Here we will show how the entropy can be related to the partition function without resorting to Helmholtz free energy  F . From the first law

 dE = T dS

 dS = \frac{dE}{T} = \frac{1}{T} \frac{\partial E}{\partial T} dT = \frac{1}{T} \frac{\partial}{\partial T} \left( kT^2 \frac{\partial}{\partial T} \ln Z \right) dT

In the last transition we used the relation between the partition function and the energy.
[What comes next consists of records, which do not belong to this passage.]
template <int BN, typename T>
__global__ void __launch_bounds__(NUM_THREADS, 1)
gemm_tc_kernel(const __grid_constant__ CUtensorMap map_a, const __grid_constant__ CUtensorMap map_w, const __grid_constant__ CUtensorMap map_a2,
               const __grid_constant__ CUtensorMap map_out, const __grid_constant__ CUtensorMap map_res, const TcParams p) {
  extern __shared__ __align__(1024) uint8_t smem_raw[];
  uint8_t* smem = smem_raw + pad1024(smem_raw);
  uint64_t* bars = reinterpret_cast<uint64_t*>(smem + p.ring_bytes + 2 * p.stg_bytes);
  uint64_t* full = bars;
  uint64_t* empty = bars + MAX_STAGES;
  uint64_t* wbar = bars + 2 * MAX_STAGES;
  uint64_t* rbar = wbar + 1;
  const int nstages = p.a_stages;
  const uint32_t slab_kb = (uint32_t)BN * (BK * 2);
  const uint32_t a_base = p.resident ? (uint32_t)(p.taps * p.cin_blocks) * slab_kb : 0u;
  const uint32_t a_stride = p.resident ? (uint32_t)A_BYTES : (uint32_t)A_BYTES + slab_kb;
  const int warp = threadIdx.x >> 5, lane = threadIdx.x & 31;
  const int k_iters = p.taps * p.cin_blocks;
  const int64_t num_tiles = p.m_tiles * p.n_tiles;

  if (threadIdx.x == 0) {
    for (int s = 0; s < MAX_STAGES; ++s) { mbar_init(&full[s], 1); mbar_init(&empty[s], 256); }
    mbar_init(wbar, 1);
    mbar_init(&rbar[0], 1); mbar_init(&rbar[1], 1);
    mbar_init_fence();
  }
  __syncthreads();

  if (warp == 8) {
    if (lane == 0) {
      asm volatile("prefetch.tensormap [%0];" ::"l"(reinterpret_cast<uint64_t>(&map_a)) : "memory");
      asm volatile("prefetch.tensormap [%0];" ::"l"(reinterpret_cast<uint64_t>(&map_w)) : "memory");
      asm volatile("prefetch.tensormap [%0];" ::"l"(reinterpret_cast<uint64_t>(&map_a2)) : "memory");
      int stage = 0; uint32_t phase = 0;
      const uint32_t tx_bytes = p.resident ? (uint32_t)A_BYTES : A_BYTES + slab_kb;
      if (p.resident) {
        const int n_blk = (int)(blockIdx.x % p.n_tiles);
        mbar_expect_tx(wbar, (uint32_t)k_iters * slab_kb);
        for (int k = 0; k < k_iters; ++k)
          tma_load_3d(&map_w, wbar, smem + (uint32_t)k * slab_kb, (k % p.cin_blocks) * BK, k / p.cin_blocks, n_blk * BN);
      }
      for (int64_t tile = blockIdx.x; tile < num_tiles; tile += gridDim.x) {
        const TileCoord tc = tile_coord(p, tile);
        const int ow0 = tc.w * p.bw, oh0 = tc.h * p.bh, img0 = tc.i * p.bn;
        for (int tap = 0; tap < p.taps; ++tap) {
          for (int cb = 0; cb < p.cin_blocks; ++cb) {
            mbar_wait(&empty[stage], phase ^ 1);
            uint8_t* sa = smem + a_base + (uint32_t)stage * a_stride;
            const bool seg2 = cb >= p.cb_split;
            const CUtensorMap* ma = seg2 ? &map_a2 : &map_a;
            const int ka = (seg2 ? cb - p.cb_split : cb) * BK;
            mbar_expect_tx(&full[stage], tx_bytes);
            tma_load_4d(ma, &full[stage], sa, ka, ow0 + p.tap_dx[tap], oh0 + p.tap_dy[tap], img0 + p.tap_img[tap]);
            if (!p.resident) tma_load_3d(&map_w, &full[stage], sa + A_BYTES, cb * BK, tap, tc.n * BN);
            if (++stage == nstages) { stage = 0; phase ^= 1; }
          }
        }
      }
    }
    return;
  }
  const int wg = warp >> 2, warp4 = warp & 3;
  const bool elected = (threadIdx.x & 127) == 0;
  auto stg = [&]() { return smem + p.ring_bytes + wg * p.stg_bytes; };
  const bool has_res = p.flags & FYC_EPI_RESIDUAL;
  auto cpb = [&]() { return (p.flags & FYC_EPI_OUT_F32) ? OUT_BOX_BYTES / 4 : OUT_BOX_BYTES / 2; };
  if (elected) {
    asm volatile("prefetch.tensormap [%0];" ::"l"(reinterpret_cast<uint64_t>(&map_out)) : "memory");
    if (has_res) asm volatile("prefetch.tensormap [%0];" ::"l"(reinterpret_cast<uint64_t>(&map_res)) : "memory");
  }
  float acc[BN / 2];
  int stage = 0; uint32_t phase = 0, rphase = 0;
  if (p.resident) mbar_wait(wbar, 0);
  auto half_tile = [&](int64_t t, int& col0, int& nbox, int& bw0, int& bh0, int& bn0) {
    const TileCoord tc = tile_coord(p, t);
    const int bn_out = (p.flags & FYC_EPI_GEGLU) ? BN / 2 : BN;
    col0 = tc.n * bn_out;
    nbox = min(bn_out, p.N_out - col0) / cpb();
    bw0 = tc.w * p.bw + wg * p.half_dw; bh0 = tc.h * p.bh + wg * p.half_dh; bn0 = tc.i * p.bn + wg * p.half_dn;
    return tile_pixel(p, tc, wg * 64) >= 0;
  };
  for (int64_t tile = blockIdx.x; tile < num_tiles; tile += gridDim.x) {
    if (has_res && elected) {
      int col0, nbox, bw0, bh0, bn0;
      if (half_tile(tile, col0, nbox, bw0, bh0, bn0)) {
        bulk_wait_read();
        mbar_expect_tx(&rbar[wg], (uint32_t)(nbox * OUT_BOX_SMEM));
        for (int b = 0; b < nbox; ++b) tma_load_4d(&map_res, &rbar[wg], stg() + b * OUT_BOX_SMEM, col0 + b * cpb(), bw0, bh0, bn0);
      }
    }
    int prev = -1;
    for (int k = 0; k < k_iters; ++k) {
      mbar_wait(&full[stage], phase);
      const uint32_t sa = smem_u32(smem + a_base + (uint32_t)stage * a_stride) + (uint32_t)wg * (64 * BK * 2);
      const uint64_t a_desc = wgmma_desc_sw128(sa);
      const uint64_t b_desc = wgmma_desc_sw128(p.resident ? smem_u32(smem) + (uint32_t)k * slab_kb : smem_u32(smem + (uint32_t)stage * a_stride) + A_BYTES);
      wgmma_fence();
#pragma unroll
      for (int kk = 0; kk < BK / 16; ++kk)
        Wgmma<BN, T>::ss(acc, a_desc + (uint64_t)(2 * kk), b_desc + (uint64_t)(2 * kk), (k > 0 || kk > 0) ? 1 : 0);
      wgmma_commit();
      wgmma_wait<1>();
      if (prev >= 0) mbar_arrive(&empty[prev]);
      prev = stage;
      if (++stage == nstages) { stage = 0; phase ^= 1; }
    }
    wgmma_wait<0>();
    wgmma_fence_regs<BN / 2>(acc);
    mbar_arrive(&empty[prev]);
    int col0, nbox, bw0, bh0, bn0;
    if (!half_tile(tile, col0, nbox, bw0, bh0, bn0)) continue;
    if (elected) bulk_wait_read();
    warpgroup_sync(wg);
    if (has_res) { mbar_wait(&rbar[wg], rphase); rphase ^= 1; }
    epilogue<BN, T>(p, tile_coord(p, tile), acc, wg, warp4, lane, stg());
    fence_async_smem();
    warpgroup_sync(wg);
    if (elected) {
      for (int b = 0; b < nbox; ++b) tma_store_4d(&map_out, stg() + b * OUT_BOX_SMEM, col0 + b * cpb(), bw0, bh0, bn0);
      bulk_commit();
    }
  }
  if (elected) bulk_wait_all();
}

Integrating the last equation yields

 S = \int \frac{1}{T} \frac{\partial}{\partial T} \left( kT^2 \frac{\partial}{\partial T} \ln Z \right) dT  =

We use integration by parts to simplify the last integral

 = \int \frac{\partial}{\partial T} \left( kT \frac{\partial}{\partial T} \ln Z \right) dT - \int \frac{\partial}{\partial T} \left(\frac{1}{T} \right) \left( kT^2 \frac{\partial}{\partial T} \ln Z \right) dT  =

 = kT \frac{\partial}{\partial T} \ln Z  + k \int \left( \frac{\partial}{\partial T} \ln Z \right) dT = kT \frac{\partial}{\partial T} \ln Z + k \ln Z =

 = \frac{\partial}{\partial T} \left( kT \ln Z \right) = -\frac{\partial F}{\partial T}

which reproduces the known result.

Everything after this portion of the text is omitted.